▸ **Exercise instructions**:
Entries follow. Give back exactly the lines starting at the one containing "int64_t vgpu_prover_profile(vgpu_prover_t* p, char*" and ending at the one containing "if (!h.n_cpu ||", and no other lines.

────

int32_t vgpu_prover_create(const vgpu_config_t* cfg, const vgpu_machine_t* machine, vgpu_prover_t** out) {
    VG_TRY({
        if (!cfg || !machine || !out) throw std::invalid_argument("null argument");
        if (cfg->hash_kind != VGPU_HASH_KECCAK256 && cfg->hash_kind != VGPU_HASH_POSEIDON16) { g_err = "hash_kind must be VGPU_HASH_KECCAK256 or VGPU_HASH_POSEIDON16"; return VGPU_ERR_UNSUPPORTED; }
        if (cfg->log_blowup < 1 || cfg->log_blowup > 4) throw std::invalid_argument("log_blowup must be in 1..4");
        int count = 0;
        if (hipGetDeviceCount(&count) != hipSuccess || count <= cfg->device) throw std::runtime_error("hip: no usable device (the product path has no CPU fallback)");
        FriParams fp;
        fp.log_blowup = cfg->log_blowup; fp.num_queries = cfg->num_queries; fp.pow_bits = cfg->pow_bits; fp.observe_final_poly = cfg->observe_final_poly != 0;
        fp.interpret_air = cfg->interpret_air != 0;
        fp.hash_kind = (int)cfg->hash_kind;
        auto* p = new vgpu_prover();
        p->p.reset(new Prover(cfg->device, machine->desc, cfg->poseidon_rc, fp));
        *out = p;
    })
}
void vgpu_prover_destroy(vgpu_prover_t* p) { delete p; }
void vgpu_prover_memory(const vgpu_prover_t* p, uint64_t* live, uint64_t* peak) {
    auto& c = const_cast<vgpu_prover_t*>(p)->p->ctx();
    if (live) *live = c.live;
    if (peak) *peak = c.peak_live;
}
void vgpu_prover_set_dense_lane(vgpu_prover_t* p, uint32_t on, uint64_t min_nodes) {
    if (!p) return;
    DeviceCtx& c = p->p->ctx();
    std::lock_guard<std::mutex> lk(c.prove_mu);
    c.lane_on = on != 0;
    if (min_nodes) c.lane_min_nodes = min_nodes;
}
void vgpu_prover_lane_stats(const vgpu_prover_t* p, uint64_t* entered, uint64_t* waited) {
    if (!p) return;
    auto& c = const_cast<vgpu_prover_t*>(p)->p->ctx();
    if (entered) *entered = c.lane_entered.load();
    if (waited) *waited = c.lane_waited.load();
}
void vgpu_prover_memory_reset_peak(vgpu_prover_t* p) {
    if (!p) return;
    DeviceCtx& c = p->p->ctx();
    std::lock_guard<std::mutex> lk(c.pool_mu);
    c.peak_live = c.live;
}
uint64_t vgpu_prover_trim(vgpu_prover_t* p) {
    if (!p) return 0;
    DeviceCtx& c = p->p->ctx();
    (void)hipSetDevice(c.device);
    return (uint64_t)c.trim();
}
void vgpu_prover_set_profiling(vgpu_prover_t* p, uint32_t on) {
    auto& c = p->p->ctx();
    c.profiler.reset();
    c.profiler.enabled = on != 0;
}
int32_t vgpu_shader_clock_probe(int32_t device, uint32_t iters, uint64_t out[2]) {
    VG_TRY({
        if (!out || !iters) throw std::invalid_argument("shader_clock_probe: null output or zero iterations");
        struct Probe { hipStream_t st = nullptr; uint64_t* buf = nullptr; };
        static std::mutex mu;
        static std::map<int, Probe> probes;
        std::lock_guard<std::mutex> lk(mu);
        VG_HIP_CHECK(hipSetDevice(device));
        Probe& pr = probes[device];
        if (!pr.st) {
            VG_HIP_CHECK(hipStreamCreateWithFlags(&pr.st, hipStreamNonBlocking));
            VG_HIP_CHECK(hipHostMalloc((void**)&pr.buf, 64));
        }
        pr.buf[0] = pr.buf[1] = 0;
        vk::launch_clock_probe(pr.st, pr.buf, iters);
        VG_HIP_CHECK(hipStreamSynchronize(pr.st));
        if (!pr.buf[1]) throw std::runtime_error("hip: the clock probe wrote nothing");
        out[0] = pr.buf[0]; out[1] = pr.buf[1];
    })
}
void vgpu_prover_set_prep_cache(vgpu_prover_t* p, uint32_t on) { if (p) p->p->set_prep_cache(on != 0); }
void vgpu_prover_set_profiling_filter(vgpu_prover_t* p, const char* kernel_name) { p->p->ctx().profiler.only = kernel_name ? kernel_name : ""; }
int64_t vgpu_prover_profile(vgpu_prover_t* p, char* out, uint64_t cap) {
    std::string s;
    {
        DeviceCtx& c = p->p->ctx();
        (void)hipSetDevice(c.device);
        (void)hipDeviceSynchronize();
        c.profiler.collect();
    }
    for (auto& kv : p->p->ctx().profiler.stats) {
        char line[256];
        snprintf(line, sizeof line, "%s %llu %.6f %.0f %.0f\n", kv.first.c_str(), (unsigned long long)kv.second.launches, kv.second.ms, kv.second.bytes,
                 kv.second.valu_ops);
        s += line;
    }
    if (out && cap > s.size()) memcpy(out, s.c_str(), s.size() + 1);
    return (int64_t)s.size() + 1;
}
int32_t vgpu_host_alloc(uint64_t bytes, void** out) {
    VG_TRY({
        if (!out || !bytes) throw std::invalid_argument("vgpu_host_alloc: null output or zero size");
        void* ptr = nullptr;
        hipError_t e = hipHostMalloc(&ptr, bytes, hipHostMallocPortable);
        if (e == hipErrorOutOfMemory) throw std::bad_alloc();
        if (e != hipSuccess) throw std::runtime_error(std::string("hipHostMalloc: ") + hipGetErrorString(e));
        *out = ptr;
    })
}
void vgpu_host_free(void* ptr) { if (ptr) (void)hipHostFree(ptr); }
int32_t vgpu_trace_upload(vgpu_prover_t* p, const uint32_t* data, uint64_t height, uint64_t width, vgpu_trace_t** out) {
    VG_TRY({
        if (!p || !data || !out || !height || !width) throw std::invalid_argument("bad trace");
// ... 36 lines not shown
                if (!good) throw std::invalid_argument(std::string("oplog: ") + chip + " log entry " + std::to_string(i) + " has an opcode that is not an operation of that chip");
                if (k == 2 && h.alu2[k][i].c >= 32) throw std::invalid_argument("oplog: shift log entry " + std::to_string(i) + ": shift amount >= 32");
            }
        };
        check(0, {OP_MUL32, OP_MULHS32, OP_MULHU32}, "mul");
        check(1, {OP_DIV32, OP_SDIV32}, "div");
        check(2, {OP_SHL32, OP_SHR32, OP_SRA32}, "shift");
        check(3, {OP_NE32, OP_EQ32}, "com");
    }
    for (uint64_t i = 1; i < h.n_static; i++)
        if (log->static_cells[2 * i] <= log->static_cells[2 * i - 2]) throw std::invalid_argument("oplog: static cells must be in ascending address order");
    if (!h.n_cpu || !log->cpu) throw std::invalid_argument("oplog: empty cpu log");
    if ((h.n_mem && !log->mem) || (h.n_static && !log->static_cells)) throw std::invalid_argument("oplog: null log with a nonzero length");
    for (int k = 0; k < 4; k++) if (h.n_alu[k] && !h.alu[k]) throw std::invalid_argument("oplog: null ALU log with a nonzero length");
    for (uint64_t i = 0; i < h.n_cpu; i++) {
        const vgpu_cpu_op_t& o = log->cpu[i];
        if (o.mem_first > h.n_mem || (i && o.mem_first < log->cpu[i - 1].mem_first) || o.kind > VGPU_CPU_READ_ADVICE)
            throw std::invalid_argument("oplog: cpu record " + std::to_string(i) + " is malformed");
        if (h.rom_len && o.pc >= h.rom_len) throw std::invalid_argument("oplog: cpu record " + std::to_string(i) + ": pc beyond the ROM length");
        if (o.kind == VGPU_CPU_BUS || o.kind == VGPU_CPU_BUS_LEFT_IMM) {
            using namespace vchips;
            const uint32_t op = o.opcode;
            const bool known = (op >= OP_ADD32 && op <= OP_SLE32) || op == OP_WRITE;
            if (!known) throw std::invalid_argument("oplog: cpu record " + std::to_string(i) + ": opcode " + std::to_string(op) + " is no bus operation of the BasicMachine's chips");
        }
    }
    for (uint64_t i = 1; i < h.n_mem; i++)
        if (log->mem[i].clk < log->mem[i - 1].clk) throw std::invalid_argument("oplog: memory log entry " + std::to_string(i) + " is out of clock order");
    return h;
}
int32_t vgpu_oplog_validate(const vgpu_oplog_desc_t* log) {
    VG_TRY({
        if (!log) throw std::invalid_argument("null argument");
        checked_oplog(log);
    })
}
int32_t vgpu_oplog_upload(vgpu_prover_t* p, const vgpu_oplog_desc_t* log, vgpu_oplog_t** out) {
    VG_TRY({
        if (!p || !log || !out) throw std::invalid_argument("null argument");
        const HostOplog h = checked_oplog(log);
        p->p->ctx().activate();
        std::unique_ptr<vgpu_oplog> l(new vgpu_oplog());
        l->owner = p->p;
        l->log = p->p->upload_oplog(h);
        *out = l.release();
    })
}
void vgpu_oplog_free(vgpu_oplog_t* log) { delete log; }
int32_t vgpu_generate_trace(vgpu_prover_t* p, const vgpu_oplog_t* log, uint32_t chip, vgpu_trace_t** out) {
    VG_TRY({
        if (!p || !log || !out) throw std::invalid_argument("null argument");
        p->p->ctx().activate();
        std::unique_ptr<vgpu_trace> t(new vgpu_trace());
        t->owner = p->p;
        t->t = p->p->generate_trace(*log->log, (int)chip);
        *out = t.release();
    })
}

────

▸ **Solution below**:
int64_t vgpu_prover_profile(vgpu_prover_t* p, char* out, uint64_t cap) {
    std::string s;
    {
        DeviceCtx& c = p->p->ctx();
        (void)hipSetDevice(c.device);
        (void)hipDeviceSynchronize();
        c.profiler.collect();
    }
    for (auto& kv : p->p->ctx().profiler.stats) {
        char line[256];
        snprintf(line, sizeof line, "%s %llu %.6f %.0f %.0f\n", kv.first.c_str(), (unsigned long long)kv.second.launches, kv.second.ms, kv.second.bytes,
                 kv.second.valu_ops);
        s += line;
    }
    if (out && cap > s.size()) memcpy(out, s.c_str(), s.size() + 1);
    return (int64_t)s.size() + 1;
}
int32_t vgpu_host_alloc(uint64_t bytes, void** out) {
    VG_TRY({
        if (!out || !bytes) throw std::invalid_argument("vgpu_host_alloc: null output or zero size");
        void* ptr = nullptr;
        hipError_t e = hipHostMalloc(&ptr, bytes, hipHostMallocPortable);
        if (e == hipErrorOutOfMemory) throw std::bad_alloc();
        if (e != hipSuccess) throw std::runtime_error(std::string("hipHostMalloc: ") + hipGetErrorString(e));
        *out = ptr;
    })
}
void vgpu_host_free(void* ptr) { if (ptr) (void)hipHostFree(ptr); }
int32_t vgpu_trace_upload(vgpu_prover_t* p, const uint32_t* data, uint64_t height, uint64_t width, vgpu_trace_t** out) {
    VG_TRY({
        if (!p || !data || !out || !height || !width) throw std::invalid_argument("bad trace");
// ... 36 lines not shown
                if (!good) throw std::invalid_argument(std::string("oplog: ") + chip + " log entry " + std::to_string(i) + " has an opcode that is not an operation of that chip");
                if (k == 2 && h.alu2[k][i].c >= 32) throw std::invalid_argument("oplog: shift log entry " + std::to_string(i) + ": shift amount >= 32");
            }
        };
        check(0, {OP_MUL32, OP_MULHS32, OP_MULHU32}, "mul");
        check(1, {OP_DIV32, OP_SDIV32}, "div");
        check(2, {OP_SHL32, OP_SHR32, OP_SRA32}, "shift");
        check(3, {OP_NE32, OP_EQ32}, "com");
    }
    for (uint64_t i = 1; i < h.n_static; i++)
        if (log->static_cells[2 * i] <= log->static_cells[2 * i - 2]) throw std::invalid_argument("oplog: static cells must be in ascending address order");
    if (!h.n_cpu || !log->cpu) throw std::invalid_argument("oplog: empty cpu log");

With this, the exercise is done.